Show each line from the records below in which the word "groups" occurs.
___ THE RECORDS
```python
_SIGS = {
    "efg_last_error": (ctypes.c_char_p, []),
    "efg_version": (ctypes.c_char_p, []),
    "efg_capture_stream_create": (ctypes.c_int, [ctypes.POINTER(ctypes.c_void_p)]),
    "efg_capture_stream_destroy": (ctypes.c_int, [ctypes.c_void_p]),
    "efg_dynamic_voxelize_f32": (c_int, [c_void_p, c_int64, c_int, c_void_p, c_void_p, c_void_p, c_void_p]),
    "efg_hard_voxelize_workspace_bytes": (c_size_t, [c_int64, c_int, c_int, c_int, c_int, c_void_p, c_void_p]),
    "efg_hard_voxelize_f32": (c_int, [c_void_p, c_void_p, c_int, c_int, c_void_p, c_void_p, c_int, c_int, c_void_p,
                                      c_void_p, c_int, c_void_p, c_void_p, c_void_p, c_void_p, c_size_t, c_void_p]),
    "efg_hard_voxelize_debug_timeline": (c_size_t, [c_void_p]),
    "efg_scatter_workspace_bytes": (c_size_t, [c_int64, c_int, c_void_p]),
    "efg_scatter_index": (c_int, [c_void_p, c_int64, c_int, c_void_p, c_void_p, c_void_p, c_void_p, c_size_t,
                                  c_void_p]),
    "efg_scatter_reduce_workspace_bytes": (c_size_t, [c_int64, c_int]),
# ... 70 lines not shown
    "efg_focal_loss_forward_f32": (c_int, [c_void_p, c_void_p, c_int, c_int64, c_int, c_float, c_float, c_void_p, c_void_p,
                                           c_void_p]),
    "efg_focal_loss_backward_f32": (c_int, [c_void_p, c_void_p, c_int, c_int64, c_int, c_float, c_float, c_void_p,
                                            c_void_p, c_void_p, c_void_p]),
    "efg_box_loss_forward_f32": (c_int, [c_void_p] * 6 + [c_int64] + [c_int] * 4 + [c_void_p] * 3),
    "efg_box_loss_backward_f32": (c_int, [c_void_p] * 6 + [c_int64] + [c_int] * 4 + [c_void_p] * 4),
    "efg_rot_giou_paired_forward_f32": (c_int, [c_void_p, c_void_p, c_int64] + [c_void_p] * 4),
    "efg_rot_giou_paired_backward_f32": (c_int, [c_void_p, c_void_p, c_int64] + [c_void_p] * 5),
    "efg_match_cost_rot_f32": (c_int, [c_void_p] * 4 + [c_int] * 5 + [c_float] * 6 + [c_void_p] * 3),
    "efg_box_loss_rot_forward_f32": (c_int, [c_void_p] * 6 + [c_int64] + [c_int] * 4 + [c_void_p] * 4),
    "efg_box_loss_rot_backward_f32": (c_int, [c_void_p] * 6 + [c_int64] + [c_int] * 4 + [c_void_p] * 5),
    "efg_bn_workspace_bytes": (c_size_t, [c_int]),
    "efg_bn_forward_f32": (c_int, [c_void_p] * 7 + [c_float, c_float, c_int64, c_int, c_int] + [c_void_p] * 4 +
                           [c_size_t, c_void_p]),
    "efg_bn_backward_f32": (c_int, [c_void_p] * 6 + [c_int64, c_int, c_int] + [c_void_p] * 5 + [c_size_t, c_void_p]),
    "efg_lsap_f32": (c_int, [c_void_p, c_int, c_int, c_int, c_void_p, c_void_p, c_void_p, c_void_p]),
    "efg_nms_f32": (c_int, [c_void_p, c_int, c_float, c_int, c_void_p, c_void_p, c_void_p, c_size_t, c_void_p]),
    "efg_spconv_tile_shape": (c_int, [c_int, c_int, c_int, c_int64, c_int64, c_void_p, c_void_p, c_void_p]),
    "efg_cylinder_select_f32": (c_int, [c_void_p, c_int64, c_int, c_int, c_float, c_void_p, c_void_p, c_int64, c_void_p,
                                        c_void_p, c_void_p, c_int, c_void_p, c_void_p]),
    "efg_attention_fwd_f32": (c_int, [c_void_p, c_int64, c_int64, c_void_p, c_void_p, c_int64, c_int64, c_int64, c_int, c_int,
                                      c_int, c_float, c_void_p, c_void_p, c_void_p]),
    "efg_attention_bwd_f32": (c_int, [c_void_p, c_int64, c_int64, c_void_p, c_void_p, c_int64, c_int64, c_void_p, c_void_p,
                                      c_void_p, c_int64, c_int, c_int, c_int, c_float, c_void_p, c_void_p, c_void_p,
                                      c_void_p]),
    "efg_attention_long_fwd_f32": (c_int, [c_void_p, c_int64, c_int64] * 3 + [c_void_p, c_int, c_int64, c_int, c_int, c_float,
                                                                             c_void_p, c_void_p, c_void_p]),
    "efg_attention_long_bwd_f32": (c_int, [c_void_p, c_int64, c_int64] * 3 + [c_void_p, c_int, c_void_p, c_void_p, c_void_p,
                                                                             c_int64, c_int, c_int, c_float, c_void_p, c_void_p,
                                                                             c_void_p, c_void_p, c_void_p]),
# ... 107 lines not shown
```

efg_amd/csrc/batchnorm.hip:

```cpp
#include "common.h"

#include <algorithm>

namespace efg {
namespace {

constexpr int kBnBlocks = 1024;

__device__ __forceinline__ float4 ld4(const float* p) { return *reinterpret_cast<const float4*>(p); }
__device__ __forceinline__ void st4(float* p, float4 v) { *reinterpret_cast<float4*>(p) = v; }

struct Chunk {
  long long row_lo, row_hi;
};
__device__ __forceinline__ Chunk chunk_of(long long m, int nblocks, int b) {
  const long long per = (m + nblocks - 1) / nblocks;
  Chunk c;
  c.row_lo = min((long long)b * per, m);
  c.row_hi = min(c.row_lo + per, m);
  return c;
}

__device__ __forceinline__ float4 quad_sum(float4 v, int q4, float4* smem) {
  smem[threadIdx.x] = v;
// ... 206 lines not shown
    d.y = yy.y > 0.f ? d.y : 0.f;
    d.z = yy.z > 0.f ? d.z : 0.f;
    d.w = yy.w > 0.f ? d.w : 0.f;
  }
  if (dres) st4(dres + e * 4, d);
  const float4 mu = ld4(mean + ch), is = ld4(invstd + ch), ww = ld4(w + ch), a1 = ld4(dbias + ch), a2 = ld4(dweight + ch);
  const float inv_m = 1.0f / (float)m;
  float4 o;
  o.x = (d.x - a1.x * inv_m - (v.x - mu.x) * is.x * a2.x * inv_m) * is.x * ww.x;
  o.y = (d.y - a1.y * inv_m - (v.y - mu.y) * is.y * a2.y * inv_m) * is.y * ww.y;
  o.z = (d.z - a1.z * inv_m - (v.z - mu.z) * is.z * a2.z * inv_m) * is.z * ww.z;
  o.w = (d.w - a1.w * inv_m - (v.w - mu.w) * is.w * a2.w * inv_m) * is.w * ww.w;
  st4(dx + e * 4, o);
}


__global__ void __launch_bounds__(64)
gn_stats_merge_kernel(const float* __restrict__ partial, int nchunks, int c, int cpg, float eps,
                      float* __restrict__ mean_out, float* __restrict__ rstd_out) {
  const int lane = threadIdx.x, g = blockIdx.x, b = blockIdx.y, groups = c / cpg;
  const float* base = partial + (long long)b * nchunks * 3 * c;
  float cnt = 0.f, mean = 0.f, M2 = 0.f;
  const int items = nchunks * cpg;
  for (int i0 = lane; i0 < items; i0 += 64 * 8) {
    float nbv[8], mbv[8], qbv[8];
#pragma unroll
    for (int u = 0; u < 8; ++u) {
      const int i = min(i0 + 64 * u, items - 1);
      const float* p = base + (long long)(i / cpg) * 3 * c + g * cpg + i % cpg;
      nbv[u] = (i0 + 64 * u < items) ? p[0] : 0.f;
// ... 184 lines not shown
                "batch_norm backward: null pointer");
  EFG_CHECK_ARG(ws_bytes >= efg_bn_workspace_bytes(c), "batch_norm backward: workspace too small");
  hipStream_t st = (hipStream_t)stream;
  const int nb = nblocks_for(m);
  hipLaunchKernelGGL(bn_bwd_reduce_kernel, dim3(nb), dim3(256), 0, st, dy, x, y, mean, invstd, (long long)m, c, relu,
                     static_cast<float*>(ws));
  hipLaunchKernelGGL(bn_bwd_merge_kernel, dim3(2 * c), dim3(64), 0, st, static_cast<const float*>(ws), nb, c, dbias, dweight);
  EFG_LAUNCH_CHECK();
  const long long total4 = (long long)m * c / 4;
  hipLaunchKernelGGL(bn_bwd_apply_kernel, dim3((unsigned)ceil_div(total4, 256)), dim3(256), 0, st, dy, x, y, weight, mean,
                     invstd, dbias, dweight, total4, (long long)m, c, relu, dx, dresidual);
  EFG_LAUNCH_CHECK();
  return EFG_OK;
}

extern "C" size_t efg_gn_workspace_bytes(int batch, int c) {
  if (batch < 1 || c < 1) return 0;
  return align_up(sizeof(float) * ((size_t)batch * kBnBlocks * 3 * c + (size_t)batch * 4 * c), 256) + 256;
}

static int gn_check(int batch, int64_t rows, int c, int groups) {
  EFG_CHECK_ARG(batch >= 1 && batch <= 65535 && rows >= 1, "group_norm: need batch in [1, 65535] and rows >= 1");
  EFG_CHECK_ARG(c >= 4 && c % 4 == 0 && c <= 1024, "group_norm: need c %% 4 == 0 and c <= 1024 (got %d)", c);
  EFG_CHECK_ARG(groups >= 1 && c % groups == 0 && (c / groups) % 4 == 0,
                "group_norm: channels per group must be a multiple of 4 (c = %d, groups = %d)", c, groups);
  return EFG_OK;
}

extern "C" int efg_gn_forward_f32(const float* x, const float* weight, const float* bias, float eps, int batch,
                                  int64_t rows, int c, int groups, float* y, float* mean, float* rstd, void* ws,
// ... 40 lines not shown
```

efg_amd/modeling/backbones/fpn.py:

```python
import math

import torch.nn.functional as F
from torch import nn

from ..common import Conv2d, c2_xavier_fill, get_norm
from .sparse_net import ShapeSpec, _get, build_sparse_resnet_backbone


class LastLevelMaxPool(nn.Module):

    def __init__(self, in_feature="p5"):
        super().__init__()
        self.num_levels = 1
        self.in_feature = in_feature

    def forward(self, x):
        return [F.max_pool2d(x, kernel_size=1, stride=2, padding=0)]
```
______
• [TASK RESULT]
  const int lane = threadIdx.x, g = blockIdx.x, b = blockIdx.y, groups = c / cpg;
static int gn_check(int batch, int64_t rows, int c, int groups) {
  EFG_CHECK_ARG(groups >= 1 && c % groups == 0 && (c / groups) % 4 == 0,
                "group_norm: channels per group must be a multiple of 4 (c = %d, groups = %d)", c, groups);
                                  int64_t rows, int c, int groups, float* y, float* mean, float* rstd, void* ws,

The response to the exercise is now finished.